* **How to complete this task**
Compute the number of lines in the following data that include the word "offsets", and output that number alone.

-- Recorded data follows --

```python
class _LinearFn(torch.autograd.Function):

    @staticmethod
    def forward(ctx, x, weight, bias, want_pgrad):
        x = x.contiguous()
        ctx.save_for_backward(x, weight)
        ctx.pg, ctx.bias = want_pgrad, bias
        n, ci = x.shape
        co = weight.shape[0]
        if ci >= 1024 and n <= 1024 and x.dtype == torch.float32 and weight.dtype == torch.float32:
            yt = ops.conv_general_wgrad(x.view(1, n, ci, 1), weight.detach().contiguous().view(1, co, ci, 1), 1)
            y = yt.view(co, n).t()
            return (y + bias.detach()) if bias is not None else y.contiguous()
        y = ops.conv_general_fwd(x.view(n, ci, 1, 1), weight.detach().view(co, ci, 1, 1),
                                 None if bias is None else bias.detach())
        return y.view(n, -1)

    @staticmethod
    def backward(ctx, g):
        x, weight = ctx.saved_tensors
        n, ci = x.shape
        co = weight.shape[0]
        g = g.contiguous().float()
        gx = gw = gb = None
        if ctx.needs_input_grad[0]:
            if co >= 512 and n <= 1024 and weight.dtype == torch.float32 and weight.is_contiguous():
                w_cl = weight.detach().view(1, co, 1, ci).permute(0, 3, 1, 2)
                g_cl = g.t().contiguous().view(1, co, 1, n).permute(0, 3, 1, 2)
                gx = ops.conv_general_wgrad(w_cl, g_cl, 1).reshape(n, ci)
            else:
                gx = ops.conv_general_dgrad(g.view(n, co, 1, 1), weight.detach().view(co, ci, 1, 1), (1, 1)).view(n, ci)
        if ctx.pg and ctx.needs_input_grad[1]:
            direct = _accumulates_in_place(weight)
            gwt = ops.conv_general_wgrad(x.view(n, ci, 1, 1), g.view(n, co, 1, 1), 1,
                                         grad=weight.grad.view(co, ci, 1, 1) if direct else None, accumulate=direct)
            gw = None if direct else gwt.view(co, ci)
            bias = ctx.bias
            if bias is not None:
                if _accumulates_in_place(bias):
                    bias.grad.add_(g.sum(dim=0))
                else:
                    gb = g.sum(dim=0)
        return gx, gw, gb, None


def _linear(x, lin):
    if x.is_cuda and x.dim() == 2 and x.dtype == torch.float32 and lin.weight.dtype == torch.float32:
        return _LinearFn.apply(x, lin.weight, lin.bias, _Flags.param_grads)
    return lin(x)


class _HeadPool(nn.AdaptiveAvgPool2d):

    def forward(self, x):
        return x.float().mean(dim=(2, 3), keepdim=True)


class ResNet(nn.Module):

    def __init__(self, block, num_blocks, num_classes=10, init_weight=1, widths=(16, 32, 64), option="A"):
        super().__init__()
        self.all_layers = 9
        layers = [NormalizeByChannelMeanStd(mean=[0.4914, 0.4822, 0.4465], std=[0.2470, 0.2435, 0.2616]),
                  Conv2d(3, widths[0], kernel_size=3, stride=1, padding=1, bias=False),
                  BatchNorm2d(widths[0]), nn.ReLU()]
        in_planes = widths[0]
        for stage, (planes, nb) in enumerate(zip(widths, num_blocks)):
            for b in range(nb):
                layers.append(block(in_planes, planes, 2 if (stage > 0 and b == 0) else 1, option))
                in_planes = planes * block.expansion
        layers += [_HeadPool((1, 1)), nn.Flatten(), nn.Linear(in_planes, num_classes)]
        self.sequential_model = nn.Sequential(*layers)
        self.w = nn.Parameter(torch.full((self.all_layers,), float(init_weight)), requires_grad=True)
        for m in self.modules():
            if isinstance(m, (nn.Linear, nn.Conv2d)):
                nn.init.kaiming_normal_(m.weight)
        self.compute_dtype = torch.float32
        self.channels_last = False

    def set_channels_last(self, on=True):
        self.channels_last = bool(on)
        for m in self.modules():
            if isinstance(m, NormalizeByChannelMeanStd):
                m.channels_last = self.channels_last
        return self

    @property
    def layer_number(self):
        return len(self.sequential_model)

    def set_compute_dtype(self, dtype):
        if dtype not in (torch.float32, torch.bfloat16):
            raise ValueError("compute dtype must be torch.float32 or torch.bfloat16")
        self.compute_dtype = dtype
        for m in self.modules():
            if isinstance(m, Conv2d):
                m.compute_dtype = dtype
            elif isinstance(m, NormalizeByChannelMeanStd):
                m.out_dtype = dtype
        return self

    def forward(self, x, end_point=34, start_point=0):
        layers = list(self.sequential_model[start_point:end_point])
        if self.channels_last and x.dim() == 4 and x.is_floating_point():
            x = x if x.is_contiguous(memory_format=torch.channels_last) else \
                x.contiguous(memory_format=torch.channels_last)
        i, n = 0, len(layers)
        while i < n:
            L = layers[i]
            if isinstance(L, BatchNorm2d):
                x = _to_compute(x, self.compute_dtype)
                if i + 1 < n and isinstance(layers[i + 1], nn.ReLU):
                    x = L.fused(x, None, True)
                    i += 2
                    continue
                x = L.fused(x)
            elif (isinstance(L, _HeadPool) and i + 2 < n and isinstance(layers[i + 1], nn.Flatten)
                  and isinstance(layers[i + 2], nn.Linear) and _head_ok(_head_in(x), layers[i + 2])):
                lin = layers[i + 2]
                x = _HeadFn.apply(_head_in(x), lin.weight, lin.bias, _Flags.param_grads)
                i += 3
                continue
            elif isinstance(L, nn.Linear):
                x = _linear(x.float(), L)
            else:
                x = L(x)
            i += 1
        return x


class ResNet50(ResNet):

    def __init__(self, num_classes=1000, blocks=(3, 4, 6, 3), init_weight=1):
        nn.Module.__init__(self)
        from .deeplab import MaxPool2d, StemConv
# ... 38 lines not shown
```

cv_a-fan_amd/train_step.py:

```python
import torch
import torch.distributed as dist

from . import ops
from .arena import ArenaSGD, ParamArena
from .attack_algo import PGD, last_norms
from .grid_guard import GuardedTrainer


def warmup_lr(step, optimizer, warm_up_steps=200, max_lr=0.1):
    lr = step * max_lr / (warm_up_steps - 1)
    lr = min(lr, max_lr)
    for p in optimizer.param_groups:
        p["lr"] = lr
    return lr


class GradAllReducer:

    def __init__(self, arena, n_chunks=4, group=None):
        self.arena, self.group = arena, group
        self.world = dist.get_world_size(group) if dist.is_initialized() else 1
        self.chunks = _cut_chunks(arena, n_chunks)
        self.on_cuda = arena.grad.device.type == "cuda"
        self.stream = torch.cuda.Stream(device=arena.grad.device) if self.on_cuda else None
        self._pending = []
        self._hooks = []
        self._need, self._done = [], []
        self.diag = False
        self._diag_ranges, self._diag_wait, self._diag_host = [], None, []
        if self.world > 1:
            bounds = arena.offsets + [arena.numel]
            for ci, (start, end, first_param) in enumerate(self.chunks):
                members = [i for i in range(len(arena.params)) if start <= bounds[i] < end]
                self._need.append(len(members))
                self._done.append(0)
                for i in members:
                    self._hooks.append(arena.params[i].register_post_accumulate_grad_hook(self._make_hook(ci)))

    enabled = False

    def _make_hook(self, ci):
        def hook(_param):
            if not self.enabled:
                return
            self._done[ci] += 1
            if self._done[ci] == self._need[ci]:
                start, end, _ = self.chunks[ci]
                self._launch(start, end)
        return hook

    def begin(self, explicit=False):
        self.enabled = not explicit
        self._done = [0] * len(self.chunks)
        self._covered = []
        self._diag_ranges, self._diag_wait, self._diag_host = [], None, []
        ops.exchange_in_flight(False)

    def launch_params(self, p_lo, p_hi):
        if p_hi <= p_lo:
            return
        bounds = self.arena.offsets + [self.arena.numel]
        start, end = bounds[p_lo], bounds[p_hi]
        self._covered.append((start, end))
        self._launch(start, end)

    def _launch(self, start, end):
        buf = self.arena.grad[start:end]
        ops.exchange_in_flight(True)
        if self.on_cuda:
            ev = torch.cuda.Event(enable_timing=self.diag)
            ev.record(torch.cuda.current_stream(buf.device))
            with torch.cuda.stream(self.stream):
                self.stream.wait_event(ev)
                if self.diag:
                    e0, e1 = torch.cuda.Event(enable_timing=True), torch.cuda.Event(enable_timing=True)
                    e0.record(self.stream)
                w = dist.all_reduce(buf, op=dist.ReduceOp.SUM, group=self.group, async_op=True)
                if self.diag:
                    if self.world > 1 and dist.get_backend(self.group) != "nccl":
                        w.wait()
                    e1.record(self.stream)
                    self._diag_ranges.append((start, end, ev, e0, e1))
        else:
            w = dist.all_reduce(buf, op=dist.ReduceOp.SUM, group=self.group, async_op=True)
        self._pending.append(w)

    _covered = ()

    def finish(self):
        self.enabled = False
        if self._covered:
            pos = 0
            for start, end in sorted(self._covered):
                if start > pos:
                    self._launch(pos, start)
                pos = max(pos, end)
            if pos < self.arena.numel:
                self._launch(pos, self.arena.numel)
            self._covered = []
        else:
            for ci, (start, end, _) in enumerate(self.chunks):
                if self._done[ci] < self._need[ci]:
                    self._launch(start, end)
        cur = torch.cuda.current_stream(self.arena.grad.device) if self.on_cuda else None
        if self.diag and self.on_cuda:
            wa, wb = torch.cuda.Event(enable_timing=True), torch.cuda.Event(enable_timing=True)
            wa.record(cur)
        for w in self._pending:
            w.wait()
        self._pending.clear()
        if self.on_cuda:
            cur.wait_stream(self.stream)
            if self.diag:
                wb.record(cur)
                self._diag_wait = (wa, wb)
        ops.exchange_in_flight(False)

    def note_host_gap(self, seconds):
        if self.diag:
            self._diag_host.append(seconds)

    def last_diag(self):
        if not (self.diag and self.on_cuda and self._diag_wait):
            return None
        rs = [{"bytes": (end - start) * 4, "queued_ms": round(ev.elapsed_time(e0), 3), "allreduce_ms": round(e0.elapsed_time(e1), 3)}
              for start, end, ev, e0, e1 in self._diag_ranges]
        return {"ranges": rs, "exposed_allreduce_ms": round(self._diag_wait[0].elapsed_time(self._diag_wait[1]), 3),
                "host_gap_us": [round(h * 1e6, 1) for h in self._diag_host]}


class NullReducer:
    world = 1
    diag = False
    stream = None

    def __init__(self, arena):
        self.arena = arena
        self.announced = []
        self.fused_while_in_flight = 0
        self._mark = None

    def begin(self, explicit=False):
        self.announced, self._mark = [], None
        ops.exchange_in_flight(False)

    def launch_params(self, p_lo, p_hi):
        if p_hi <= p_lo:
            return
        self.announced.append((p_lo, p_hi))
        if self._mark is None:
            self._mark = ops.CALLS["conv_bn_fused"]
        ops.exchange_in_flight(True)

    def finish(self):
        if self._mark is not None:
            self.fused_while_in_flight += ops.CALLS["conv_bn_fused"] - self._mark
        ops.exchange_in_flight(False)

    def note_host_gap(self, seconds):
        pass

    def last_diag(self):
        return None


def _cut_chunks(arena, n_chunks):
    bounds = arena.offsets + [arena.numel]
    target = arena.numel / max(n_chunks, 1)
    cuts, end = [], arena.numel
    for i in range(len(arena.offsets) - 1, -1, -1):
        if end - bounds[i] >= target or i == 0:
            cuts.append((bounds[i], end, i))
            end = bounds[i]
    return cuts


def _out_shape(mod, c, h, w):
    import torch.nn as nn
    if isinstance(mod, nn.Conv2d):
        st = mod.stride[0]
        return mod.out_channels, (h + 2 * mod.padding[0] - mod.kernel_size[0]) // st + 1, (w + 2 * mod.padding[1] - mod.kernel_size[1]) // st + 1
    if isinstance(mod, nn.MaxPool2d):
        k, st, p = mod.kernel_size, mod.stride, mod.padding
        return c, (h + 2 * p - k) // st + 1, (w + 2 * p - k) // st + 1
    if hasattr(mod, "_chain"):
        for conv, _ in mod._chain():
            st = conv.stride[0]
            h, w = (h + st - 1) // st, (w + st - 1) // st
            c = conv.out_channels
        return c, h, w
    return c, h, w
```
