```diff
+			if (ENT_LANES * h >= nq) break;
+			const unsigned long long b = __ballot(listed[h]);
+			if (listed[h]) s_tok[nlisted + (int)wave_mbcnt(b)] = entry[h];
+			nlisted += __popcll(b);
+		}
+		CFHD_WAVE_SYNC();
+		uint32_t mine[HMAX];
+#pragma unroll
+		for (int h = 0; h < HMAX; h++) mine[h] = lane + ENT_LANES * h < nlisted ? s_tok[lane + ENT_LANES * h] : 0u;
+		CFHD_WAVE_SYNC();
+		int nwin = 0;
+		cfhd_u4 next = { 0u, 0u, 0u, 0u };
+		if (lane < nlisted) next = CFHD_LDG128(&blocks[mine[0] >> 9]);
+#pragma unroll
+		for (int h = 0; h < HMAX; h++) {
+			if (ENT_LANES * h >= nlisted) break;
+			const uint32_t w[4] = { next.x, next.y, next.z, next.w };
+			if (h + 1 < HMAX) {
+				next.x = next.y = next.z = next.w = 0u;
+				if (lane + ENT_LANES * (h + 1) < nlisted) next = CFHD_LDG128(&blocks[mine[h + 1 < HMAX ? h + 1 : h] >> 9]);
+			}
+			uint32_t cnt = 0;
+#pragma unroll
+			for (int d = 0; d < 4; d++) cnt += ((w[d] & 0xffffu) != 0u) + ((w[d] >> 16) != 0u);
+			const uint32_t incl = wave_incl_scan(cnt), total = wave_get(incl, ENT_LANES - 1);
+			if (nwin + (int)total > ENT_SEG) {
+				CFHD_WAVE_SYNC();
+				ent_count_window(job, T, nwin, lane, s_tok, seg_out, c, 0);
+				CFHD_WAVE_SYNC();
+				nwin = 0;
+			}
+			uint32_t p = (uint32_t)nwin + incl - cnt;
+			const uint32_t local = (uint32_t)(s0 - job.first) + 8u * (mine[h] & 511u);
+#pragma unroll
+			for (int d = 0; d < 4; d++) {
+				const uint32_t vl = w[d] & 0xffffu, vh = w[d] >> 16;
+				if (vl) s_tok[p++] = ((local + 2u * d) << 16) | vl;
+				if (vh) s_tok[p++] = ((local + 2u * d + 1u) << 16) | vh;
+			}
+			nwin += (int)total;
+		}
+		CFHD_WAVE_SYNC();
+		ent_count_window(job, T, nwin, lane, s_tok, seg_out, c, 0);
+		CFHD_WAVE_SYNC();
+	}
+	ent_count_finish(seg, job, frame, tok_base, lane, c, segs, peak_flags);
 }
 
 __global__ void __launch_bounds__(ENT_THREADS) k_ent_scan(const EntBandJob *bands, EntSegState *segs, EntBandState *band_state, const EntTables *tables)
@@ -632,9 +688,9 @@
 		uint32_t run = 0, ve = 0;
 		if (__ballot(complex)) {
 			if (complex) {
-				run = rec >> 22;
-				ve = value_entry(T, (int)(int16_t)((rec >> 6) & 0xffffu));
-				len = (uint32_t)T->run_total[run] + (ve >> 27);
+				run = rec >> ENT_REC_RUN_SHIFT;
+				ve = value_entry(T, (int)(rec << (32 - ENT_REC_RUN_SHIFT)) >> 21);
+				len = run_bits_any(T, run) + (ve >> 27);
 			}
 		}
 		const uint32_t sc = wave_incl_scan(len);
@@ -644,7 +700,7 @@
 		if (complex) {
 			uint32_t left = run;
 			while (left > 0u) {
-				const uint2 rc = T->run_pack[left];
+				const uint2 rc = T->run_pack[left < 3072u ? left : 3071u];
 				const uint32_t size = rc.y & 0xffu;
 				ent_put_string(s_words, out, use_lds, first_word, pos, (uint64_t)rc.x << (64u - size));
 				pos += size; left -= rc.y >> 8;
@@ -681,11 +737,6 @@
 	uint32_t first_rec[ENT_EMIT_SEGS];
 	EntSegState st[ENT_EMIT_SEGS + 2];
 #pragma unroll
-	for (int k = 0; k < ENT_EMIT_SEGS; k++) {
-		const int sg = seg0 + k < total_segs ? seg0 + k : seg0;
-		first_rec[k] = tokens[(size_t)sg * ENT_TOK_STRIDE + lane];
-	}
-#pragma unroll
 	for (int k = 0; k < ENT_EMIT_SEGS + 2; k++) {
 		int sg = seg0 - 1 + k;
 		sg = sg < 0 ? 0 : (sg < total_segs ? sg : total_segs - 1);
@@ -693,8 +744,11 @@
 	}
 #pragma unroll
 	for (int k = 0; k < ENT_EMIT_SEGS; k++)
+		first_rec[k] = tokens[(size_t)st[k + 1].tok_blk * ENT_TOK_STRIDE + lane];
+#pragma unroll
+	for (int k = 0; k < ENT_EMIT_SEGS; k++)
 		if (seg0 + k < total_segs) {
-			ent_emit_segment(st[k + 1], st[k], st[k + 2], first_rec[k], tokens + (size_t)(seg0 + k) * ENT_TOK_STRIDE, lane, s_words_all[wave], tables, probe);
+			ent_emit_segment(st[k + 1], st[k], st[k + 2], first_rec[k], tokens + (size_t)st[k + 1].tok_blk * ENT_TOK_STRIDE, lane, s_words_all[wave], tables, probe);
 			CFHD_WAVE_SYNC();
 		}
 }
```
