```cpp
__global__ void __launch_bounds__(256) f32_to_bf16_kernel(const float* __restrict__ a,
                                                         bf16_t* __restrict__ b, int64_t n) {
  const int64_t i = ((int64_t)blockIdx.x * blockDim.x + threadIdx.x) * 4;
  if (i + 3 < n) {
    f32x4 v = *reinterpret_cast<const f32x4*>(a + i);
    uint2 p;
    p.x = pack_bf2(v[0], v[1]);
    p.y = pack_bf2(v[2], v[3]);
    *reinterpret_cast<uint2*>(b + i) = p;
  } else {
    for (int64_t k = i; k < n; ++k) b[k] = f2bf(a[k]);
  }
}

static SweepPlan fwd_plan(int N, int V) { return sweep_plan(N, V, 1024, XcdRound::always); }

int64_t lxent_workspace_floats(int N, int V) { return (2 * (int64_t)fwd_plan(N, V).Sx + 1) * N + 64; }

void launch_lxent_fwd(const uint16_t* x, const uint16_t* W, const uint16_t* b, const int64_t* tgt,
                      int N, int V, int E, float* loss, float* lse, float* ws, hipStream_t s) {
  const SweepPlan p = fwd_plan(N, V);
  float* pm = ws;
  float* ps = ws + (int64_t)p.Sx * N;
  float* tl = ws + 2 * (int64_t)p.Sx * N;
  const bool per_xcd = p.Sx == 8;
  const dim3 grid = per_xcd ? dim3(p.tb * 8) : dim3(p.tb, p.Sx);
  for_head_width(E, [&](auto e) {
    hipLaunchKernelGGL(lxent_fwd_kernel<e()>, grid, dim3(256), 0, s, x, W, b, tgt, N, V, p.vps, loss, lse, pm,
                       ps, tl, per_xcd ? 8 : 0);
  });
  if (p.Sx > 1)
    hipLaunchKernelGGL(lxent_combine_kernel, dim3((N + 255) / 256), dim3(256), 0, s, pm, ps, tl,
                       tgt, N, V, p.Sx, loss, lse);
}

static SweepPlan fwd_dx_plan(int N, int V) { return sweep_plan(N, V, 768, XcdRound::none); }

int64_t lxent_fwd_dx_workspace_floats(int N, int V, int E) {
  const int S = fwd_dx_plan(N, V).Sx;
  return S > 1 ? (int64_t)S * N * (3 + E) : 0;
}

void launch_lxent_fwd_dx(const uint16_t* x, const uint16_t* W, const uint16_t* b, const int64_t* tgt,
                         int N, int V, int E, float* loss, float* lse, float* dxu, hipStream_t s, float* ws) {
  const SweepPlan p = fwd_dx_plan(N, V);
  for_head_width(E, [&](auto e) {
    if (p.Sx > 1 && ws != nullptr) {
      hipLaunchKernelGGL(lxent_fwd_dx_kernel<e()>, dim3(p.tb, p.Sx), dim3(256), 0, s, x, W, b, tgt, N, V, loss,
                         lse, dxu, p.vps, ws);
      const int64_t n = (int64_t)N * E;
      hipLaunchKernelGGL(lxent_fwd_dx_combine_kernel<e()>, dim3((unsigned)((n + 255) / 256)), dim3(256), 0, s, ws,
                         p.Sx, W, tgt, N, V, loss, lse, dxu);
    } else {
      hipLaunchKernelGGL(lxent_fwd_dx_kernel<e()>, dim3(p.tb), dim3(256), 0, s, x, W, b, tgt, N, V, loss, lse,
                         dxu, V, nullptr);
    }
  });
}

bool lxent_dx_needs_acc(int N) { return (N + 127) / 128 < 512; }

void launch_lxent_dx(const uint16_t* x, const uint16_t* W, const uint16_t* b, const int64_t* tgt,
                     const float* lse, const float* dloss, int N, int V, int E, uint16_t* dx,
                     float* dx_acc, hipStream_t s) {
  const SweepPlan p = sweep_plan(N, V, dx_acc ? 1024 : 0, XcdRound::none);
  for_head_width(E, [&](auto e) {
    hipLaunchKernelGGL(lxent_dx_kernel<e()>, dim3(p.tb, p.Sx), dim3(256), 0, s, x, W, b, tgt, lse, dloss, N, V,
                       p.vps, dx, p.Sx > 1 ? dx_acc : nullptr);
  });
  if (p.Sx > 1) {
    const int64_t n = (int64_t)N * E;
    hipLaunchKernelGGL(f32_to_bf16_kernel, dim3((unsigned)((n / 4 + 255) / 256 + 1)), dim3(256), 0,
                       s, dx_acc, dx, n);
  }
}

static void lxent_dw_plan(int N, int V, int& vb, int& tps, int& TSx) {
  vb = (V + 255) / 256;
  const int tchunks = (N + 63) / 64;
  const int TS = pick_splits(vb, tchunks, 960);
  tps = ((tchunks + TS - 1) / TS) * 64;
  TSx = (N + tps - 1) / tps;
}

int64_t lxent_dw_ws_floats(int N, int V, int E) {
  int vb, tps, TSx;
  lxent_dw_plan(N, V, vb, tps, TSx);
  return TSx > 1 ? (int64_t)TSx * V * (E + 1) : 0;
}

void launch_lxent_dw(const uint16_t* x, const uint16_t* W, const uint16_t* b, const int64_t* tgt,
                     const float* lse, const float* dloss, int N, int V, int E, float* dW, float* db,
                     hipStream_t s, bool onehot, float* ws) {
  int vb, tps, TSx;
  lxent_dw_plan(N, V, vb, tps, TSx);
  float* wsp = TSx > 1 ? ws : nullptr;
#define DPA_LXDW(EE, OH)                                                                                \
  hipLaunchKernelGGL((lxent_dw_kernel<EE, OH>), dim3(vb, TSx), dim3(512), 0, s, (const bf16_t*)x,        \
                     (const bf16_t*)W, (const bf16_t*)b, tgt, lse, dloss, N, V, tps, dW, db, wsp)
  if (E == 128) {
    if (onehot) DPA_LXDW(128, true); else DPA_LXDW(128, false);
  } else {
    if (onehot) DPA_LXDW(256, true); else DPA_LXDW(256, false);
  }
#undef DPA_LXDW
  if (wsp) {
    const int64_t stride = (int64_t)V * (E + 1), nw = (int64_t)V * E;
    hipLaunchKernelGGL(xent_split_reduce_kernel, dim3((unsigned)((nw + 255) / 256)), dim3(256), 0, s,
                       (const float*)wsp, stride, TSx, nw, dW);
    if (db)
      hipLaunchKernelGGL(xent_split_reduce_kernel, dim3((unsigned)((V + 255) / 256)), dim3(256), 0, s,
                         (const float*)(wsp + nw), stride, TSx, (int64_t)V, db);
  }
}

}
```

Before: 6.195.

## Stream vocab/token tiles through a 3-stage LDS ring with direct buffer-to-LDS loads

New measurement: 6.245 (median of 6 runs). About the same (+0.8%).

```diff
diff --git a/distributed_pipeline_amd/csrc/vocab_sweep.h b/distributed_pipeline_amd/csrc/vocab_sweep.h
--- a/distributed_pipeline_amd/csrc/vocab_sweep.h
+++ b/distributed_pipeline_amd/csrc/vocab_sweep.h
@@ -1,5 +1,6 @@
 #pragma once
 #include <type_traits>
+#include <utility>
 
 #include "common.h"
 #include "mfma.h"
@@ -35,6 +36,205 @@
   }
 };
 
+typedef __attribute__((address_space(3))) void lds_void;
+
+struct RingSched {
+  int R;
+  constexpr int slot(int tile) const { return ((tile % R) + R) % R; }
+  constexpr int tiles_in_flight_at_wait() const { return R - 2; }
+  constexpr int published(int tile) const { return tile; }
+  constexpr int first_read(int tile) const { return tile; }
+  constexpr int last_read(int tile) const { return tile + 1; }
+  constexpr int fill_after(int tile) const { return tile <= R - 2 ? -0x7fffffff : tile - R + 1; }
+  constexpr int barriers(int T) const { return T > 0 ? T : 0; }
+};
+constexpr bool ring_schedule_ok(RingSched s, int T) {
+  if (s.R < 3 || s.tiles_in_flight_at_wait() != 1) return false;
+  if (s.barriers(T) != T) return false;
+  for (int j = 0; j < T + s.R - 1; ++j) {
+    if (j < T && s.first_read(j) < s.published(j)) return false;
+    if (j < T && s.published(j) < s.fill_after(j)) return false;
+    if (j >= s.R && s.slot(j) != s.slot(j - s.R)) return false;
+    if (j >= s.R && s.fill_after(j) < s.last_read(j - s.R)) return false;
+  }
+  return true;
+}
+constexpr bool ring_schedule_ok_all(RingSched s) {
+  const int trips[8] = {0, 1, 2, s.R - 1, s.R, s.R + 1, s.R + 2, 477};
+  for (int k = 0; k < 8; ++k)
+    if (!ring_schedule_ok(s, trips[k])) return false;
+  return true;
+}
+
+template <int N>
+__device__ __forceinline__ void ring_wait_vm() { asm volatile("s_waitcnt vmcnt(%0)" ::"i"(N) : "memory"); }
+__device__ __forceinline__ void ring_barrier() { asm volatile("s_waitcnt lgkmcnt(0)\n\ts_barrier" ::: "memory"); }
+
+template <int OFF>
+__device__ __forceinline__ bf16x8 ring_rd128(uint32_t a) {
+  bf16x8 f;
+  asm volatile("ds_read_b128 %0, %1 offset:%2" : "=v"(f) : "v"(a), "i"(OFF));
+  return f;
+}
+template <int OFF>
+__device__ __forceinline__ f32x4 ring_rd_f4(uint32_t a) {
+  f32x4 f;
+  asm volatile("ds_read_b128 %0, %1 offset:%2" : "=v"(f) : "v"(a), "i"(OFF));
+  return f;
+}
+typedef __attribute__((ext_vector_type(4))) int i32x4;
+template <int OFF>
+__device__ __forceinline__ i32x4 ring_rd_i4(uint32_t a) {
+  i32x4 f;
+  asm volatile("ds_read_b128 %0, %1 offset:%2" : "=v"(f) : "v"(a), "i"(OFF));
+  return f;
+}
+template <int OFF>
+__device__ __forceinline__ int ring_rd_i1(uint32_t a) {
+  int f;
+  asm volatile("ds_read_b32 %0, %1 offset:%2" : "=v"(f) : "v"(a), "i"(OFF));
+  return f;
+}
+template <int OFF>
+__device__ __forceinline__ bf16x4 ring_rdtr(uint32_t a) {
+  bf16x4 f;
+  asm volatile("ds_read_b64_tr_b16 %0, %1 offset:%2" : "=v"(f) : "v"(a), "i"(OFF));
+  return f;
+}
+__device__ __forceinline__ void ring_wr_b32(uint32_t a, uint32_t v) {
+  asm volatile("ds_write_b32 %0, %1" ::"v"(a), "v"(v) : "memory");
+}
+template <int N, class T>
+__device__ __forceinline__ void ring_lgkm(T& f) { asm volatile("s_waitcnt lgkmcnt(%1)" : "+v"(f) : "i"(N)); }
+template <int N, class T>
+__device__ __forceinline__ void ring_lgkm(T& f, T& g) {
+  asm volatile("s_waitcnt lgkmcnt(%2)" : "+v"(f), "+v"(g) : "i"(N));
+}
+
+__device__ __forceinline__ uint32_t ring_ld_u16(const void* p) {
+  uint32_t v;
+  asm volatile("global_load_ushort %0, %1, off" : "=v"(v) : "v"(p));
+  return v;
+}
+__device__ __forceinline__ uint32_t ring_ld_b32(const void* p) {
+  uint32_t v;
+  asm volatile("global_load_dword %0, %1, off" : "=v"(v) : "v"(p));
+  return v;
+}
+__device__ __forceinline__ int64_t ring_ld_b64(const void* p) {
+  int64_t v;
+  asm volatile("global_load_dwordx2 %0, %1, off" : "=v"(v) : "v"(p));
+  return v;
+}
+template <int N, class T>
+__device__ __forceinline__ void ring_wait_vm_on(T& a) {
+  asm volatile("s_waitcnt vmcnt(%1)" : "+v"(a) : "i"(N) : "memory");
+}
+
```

-- Recorded data concluded --

* **Expected answer**
4